▶ _What needs to be done_
Return every record below exactly as written.
- - - - -
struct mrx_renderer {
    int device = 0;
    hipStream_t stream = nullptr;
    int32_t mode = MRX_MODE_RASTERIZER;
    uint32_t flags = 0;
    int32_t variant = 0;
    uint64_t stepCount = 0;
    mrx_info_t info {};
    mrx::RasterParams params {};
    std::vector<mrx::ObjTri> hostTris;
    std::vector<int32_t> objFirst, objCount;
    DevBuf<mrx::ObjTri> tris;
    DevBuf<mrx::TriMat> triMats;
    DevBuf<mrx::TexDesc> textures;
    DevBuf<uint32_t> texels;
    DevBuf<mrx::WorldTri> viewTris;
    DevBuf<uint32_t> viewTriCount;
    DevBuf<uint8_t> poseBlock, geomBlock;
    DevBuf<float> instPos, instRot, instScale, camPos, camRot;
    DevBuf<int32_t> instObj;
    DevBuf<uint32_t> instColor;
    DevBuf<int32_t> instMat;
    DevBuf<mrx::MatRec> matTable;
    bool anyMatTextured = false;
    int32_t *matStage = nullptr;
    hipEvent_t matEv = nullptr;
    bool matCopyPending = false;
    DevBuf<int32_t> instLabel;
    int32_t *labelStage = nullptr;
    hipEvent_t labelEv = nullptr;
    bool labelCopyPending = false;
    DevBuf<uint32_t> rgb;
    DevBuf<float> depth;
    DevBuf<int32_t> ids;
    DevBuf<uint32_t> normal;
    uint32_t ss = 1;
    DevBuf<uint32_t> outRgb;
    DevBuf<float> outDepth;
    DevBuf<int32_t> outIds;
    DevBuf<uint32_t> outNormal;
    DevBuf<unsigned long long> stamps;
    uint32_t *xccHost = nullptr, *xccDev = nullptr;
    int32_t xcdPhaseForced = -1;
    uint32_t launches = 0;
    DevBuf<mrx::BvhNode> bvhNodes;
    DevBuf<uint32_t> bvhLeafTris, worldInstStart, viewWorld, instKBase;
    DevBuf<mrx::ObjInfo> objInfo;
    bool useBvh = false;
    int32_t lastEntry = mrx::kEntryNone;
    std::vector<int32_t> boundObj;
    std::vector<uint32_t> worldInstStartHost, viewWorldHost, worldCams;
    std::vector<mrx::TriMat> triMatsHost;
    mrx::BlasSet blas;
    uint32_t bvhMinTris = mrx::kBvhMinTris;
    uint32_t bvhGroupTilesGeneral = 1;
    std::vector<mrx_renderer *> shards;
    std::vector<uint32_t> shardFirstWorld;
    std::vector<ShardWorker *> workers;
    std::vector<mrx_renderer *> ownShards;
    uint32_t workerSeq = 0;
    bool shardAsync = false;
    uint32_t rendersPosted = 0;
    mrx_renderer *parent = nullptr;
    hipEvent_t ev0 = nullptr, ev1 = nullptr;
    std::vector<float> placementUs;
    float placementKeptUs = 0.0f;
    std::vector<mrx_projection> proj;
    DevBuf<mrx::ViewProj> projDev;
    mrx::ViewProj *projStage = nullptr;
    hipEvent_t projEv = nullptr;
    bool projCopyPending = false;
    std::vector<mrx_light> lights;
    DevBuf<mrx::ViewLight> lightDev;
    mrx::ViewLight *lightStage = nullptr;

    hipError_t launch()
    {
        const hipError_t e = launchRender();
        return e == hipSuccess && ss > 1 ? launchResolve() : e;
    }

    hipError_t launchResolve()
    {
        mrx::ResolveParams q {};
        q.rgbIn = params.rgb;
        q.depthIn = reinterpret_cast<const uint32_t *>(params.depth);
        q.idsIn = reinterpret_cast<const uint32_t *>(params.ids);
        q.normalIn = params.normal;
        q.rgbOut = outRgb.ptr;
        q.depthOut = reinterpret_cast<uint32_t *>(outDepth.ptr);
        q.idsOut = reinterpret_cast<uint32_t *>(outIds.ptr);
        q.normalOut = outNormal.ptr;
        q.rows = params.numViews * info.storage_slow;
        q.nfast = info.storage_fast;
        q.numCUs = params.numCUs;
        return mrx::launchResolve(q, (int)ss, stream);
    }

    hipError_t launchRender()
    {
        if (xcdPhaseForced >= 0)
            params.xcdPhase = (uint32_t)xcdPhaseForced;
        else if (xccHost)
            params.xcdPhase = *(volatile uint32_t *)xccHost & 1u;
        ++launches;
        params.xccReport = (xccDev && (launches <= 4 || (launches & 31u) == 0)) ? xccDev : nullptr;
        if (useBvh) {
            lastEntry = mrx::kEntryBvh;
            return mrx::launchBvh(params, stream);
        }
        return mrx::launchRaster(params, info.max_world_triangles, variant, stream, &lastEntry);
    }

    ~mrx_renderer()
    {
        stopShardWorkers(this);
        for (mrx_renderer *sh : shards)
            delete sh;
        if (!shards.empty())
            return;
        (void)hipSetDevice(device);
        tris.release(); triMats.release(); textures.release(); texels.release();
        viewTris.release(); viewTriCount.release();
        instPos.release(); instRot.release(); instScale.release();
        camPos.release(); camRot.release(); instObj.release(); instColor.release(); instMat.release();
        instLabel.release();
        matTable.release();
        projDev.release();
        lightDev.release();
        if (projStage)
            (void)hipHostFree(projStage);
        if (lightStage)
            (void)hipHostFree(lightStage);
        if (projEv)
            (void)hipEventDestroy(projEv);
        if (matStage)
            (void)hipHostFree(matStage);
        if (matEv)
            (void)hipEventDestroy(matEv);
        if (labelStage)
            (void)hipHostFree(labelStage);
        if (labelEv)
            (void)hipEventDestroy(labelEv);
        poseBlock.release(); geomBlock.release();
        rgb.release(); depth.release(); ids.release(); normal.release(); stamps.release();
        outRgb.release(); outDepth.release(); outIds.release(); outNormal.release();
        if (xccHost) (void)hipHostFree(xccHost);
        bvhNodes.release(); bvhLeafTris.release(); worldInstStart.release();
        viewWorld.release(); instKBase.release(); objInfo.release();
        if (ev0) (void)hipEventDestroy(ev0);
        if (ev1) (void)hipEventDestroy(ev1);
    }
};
- - - - -
▶ _Result below_
struct mrx_renderer {
    int device = 0;
    hipStream_t stream = nullptr;
    int32_t mode = MRX_MODE_RASTERIZER;
    uint32_t flags = 0;
    int32_t variant = 0;
    uint64_t stepCount = 0;
    mrx_info_t info {};
    mrx::RasterParams params {};
    std::vector<mrx::ObjTri> hostTris;
    std::vector<int32_t> objFirst, objCount;
    DevBuf<mrx::ObjTri> tris;
    DevBuf<mrx::TriMat> triMats;
    DevBuf<mrx::TexDesc> textures;
    DevBuf<uint32_t> texels;
    DevBuf<mrx::WorldTri> viewTris;
    DevBuf<uint32_t> viewTriCount;
    DevBuf<uint8_t> poseBlock, geomBlock;
    DevBuf<float> instPos, instRot, instScale, camPos, camRot;
    DevBuf<int32_t> instObj;
    DevBuf<uint32_t> instColor;
    DevBuf<int32_t> instMat;
    DevBuf<mrx::MatRec> matTable;
    bool anyMatTextured = false;
    int32_t *matStage = nullptr;
    hipEvent_t matEv = nullptr;
    bool matCopyPending = false;
    DevBuf<int32_t> instLabel;
    int32_t *labelStage = nullptr;
    hipEvent_t labelEv = nullptr;
    bool labelCopyPending = false;
    DevBuf<uint32_t> rgb;
    DevBuf<float> depth;
    DevBuf<int32_t> ids;
    DevBuf<uint32_t> normal;
    uint32_t ss = 1;
    DevBuf<uint32_t> outRgb;
    DevBuf<float> outDepth;
    DevBuf<int32_t> outIds;
    DevBuf<uint32_t> outNormal;
    DevBuf<unsigned long long> stamps;
    uint32_t *xccHost = nullptr, *xccDev = nullptr;
    int32_t xcdPhaseForced = -1;
    uint32_t launches = 0;
    DevBuf<mrx::BvhNode> bvhNodes;
    DevBuf<uint32_t> bvhLeafTris, worldInstStart, viewWorld, instKBase;
    DevBuf<mrx::ObjInfo> objInfo;
    bool useBvh = false;
    int32_t lastEntry = mrx::kEntryNone;
    std::vector<int32_t> boundObj;
    std::vector<uint32_t> worldInstStartHost, viewWorldHost, worldCams;
    std::vector<mrx::TriMat> triMatsHost;
    mrx::BlasSet blas;
    uint32_t bvhMinTris = mrx::kBvhMinTris;
    uint32_t bvhGroupTilesGeneral = 1;
    std::vector<mrx_renderer *> shards;
    std::vector<uint32_t> shardFirstWorld;
    std::vector<ShardWorker *> workers;
    std::vector<mrx_renderer *> ownShards;
    uint32_t workerSeq = 0;
    bool shardAsync = false;
    uint32_t rendersPosted = 0;
    mrx_renderer *parent = nullptr;
    hipEvent_t ev0 = nullptr, ev1 = nullptr;
    std::vector<float> placementUs;
    float placementKeptUs = 0.0f;
    std::vector<mrx_projection> proj;
    DevBuf<mrx::ViewProj> projDev;
    mrx::ViewProj *projStage = nullptr;
    hipEvent_t projEv = nullptr;
    bool projCopyPending = false;
    std::vector<mrx_light> lights;
    DevBuf<mrx::ViewLight> lightDev;
    mrx::ViewLight *lightStage = nullptr;

    hipError_t launch()
    {
        const hipError_t e = launchRender();
        return e == hipSuccess && ss > 1 ? launchResolve() : e;
    }

    hipError_t launchResolve()
    {
        mrx::ResolveParams q {};
        q.rgbIn = params.rgb;
        q.depthIn = reinterpret_cast<const uint32_t *>(params.depth);
        q.idsIn = reinterpret_cast<const uint32_t *>(params.ids);
        q.normalIn = params.normal;
        q.rgbOut = outRgb.ptr;
        q.depthOut = reinterpret_cast<uint32_t *>(outDepth.ptr);
        q.idsOut = reinterpret_cast<uint32_t *>(outIds.ptr);
        q.normalOut = outNormal.ptr;
        q.rows = params.numViews * info.storage_slow;
        q.nfast = info.storage_fast;
        q.numCUs = params.numCUs;
        return mrx::launchResolve(q, (int)ss, stream);
    }

    hipError_t launchRender()
    {
        if (xcdPhaseForced >= 0)
            params.xcdPhase = (uint32_t)xcdPhaseForced;
        else if (xccHost)
            params.xcdPhase = *(volatile uint32_t *)xccHost & 1u;
        ++launches;
        params.xccReport = (xccDev && (launches <= 4 || (launches & 31u) == 0)) ? xccDev : nullptr;
        if (useBvh) {
            lastEntry = mrx::kEntryBvh;
            return mrx::launchBvh(params, stream);
        }
        return mrx::launchRaster(params, info.max_world_triangles, variant, stream, &lastEntry);
    }

    ~mrx_renderer()
    {
        stopShardWorkers(this);
        for (mrx_renderer *sh : shards)
            delete sh;
        if (!shards.empty())
            return;
        (void)hipSetDevice(device);
        tris.release(); triMats.release(); textures.release(); texels.release();
        viewTris.release(); viewTriCount.release();
        instPos.release(); instRot.release(); instScale.release();
        camPos.release(); camRot.release(); instObj.release(); instColor.release(); instMat.release();
        instLabel.release();
        matTable.release();
        projDev.release();
        lightDev.release();
        if (projStage)
            (void)hipHostFree(projStage);
        if (lightStage)
            (void)hipHostFree(lightStage);
        if (projEv)
            (void)hipEventDestroy(projEv);
        if (matStage)
            (void)hipHostFree(matStage);
        if (matEv)
            (void)hipEventDestroy(matEv);
        if (labelStage)
            (void)hipHostFree(labelStage);
        if (labelEv)
            (void)hipEventDestroy(labelEv);
        poseBlock.release(); geomBlock.release();
        rgb.release(); depth.release(); ids.release(); normal.release(); stamps.release();
        outRgb.release(); outDepth.release(); outIds.release(); outNormal.release();
        if (xccHost) (void)hipHostFree(xccHost);
        bvhNodes.release(); bvhLeafTris.release(); worldInstStart.release();
        viewWorld.release(); instKBase.release(); objInfo.release();
        if (ev0) (void)hipEventDestroy(ev0);
        if (ev1) (void)hipEventDestroy(ev1);
    }
};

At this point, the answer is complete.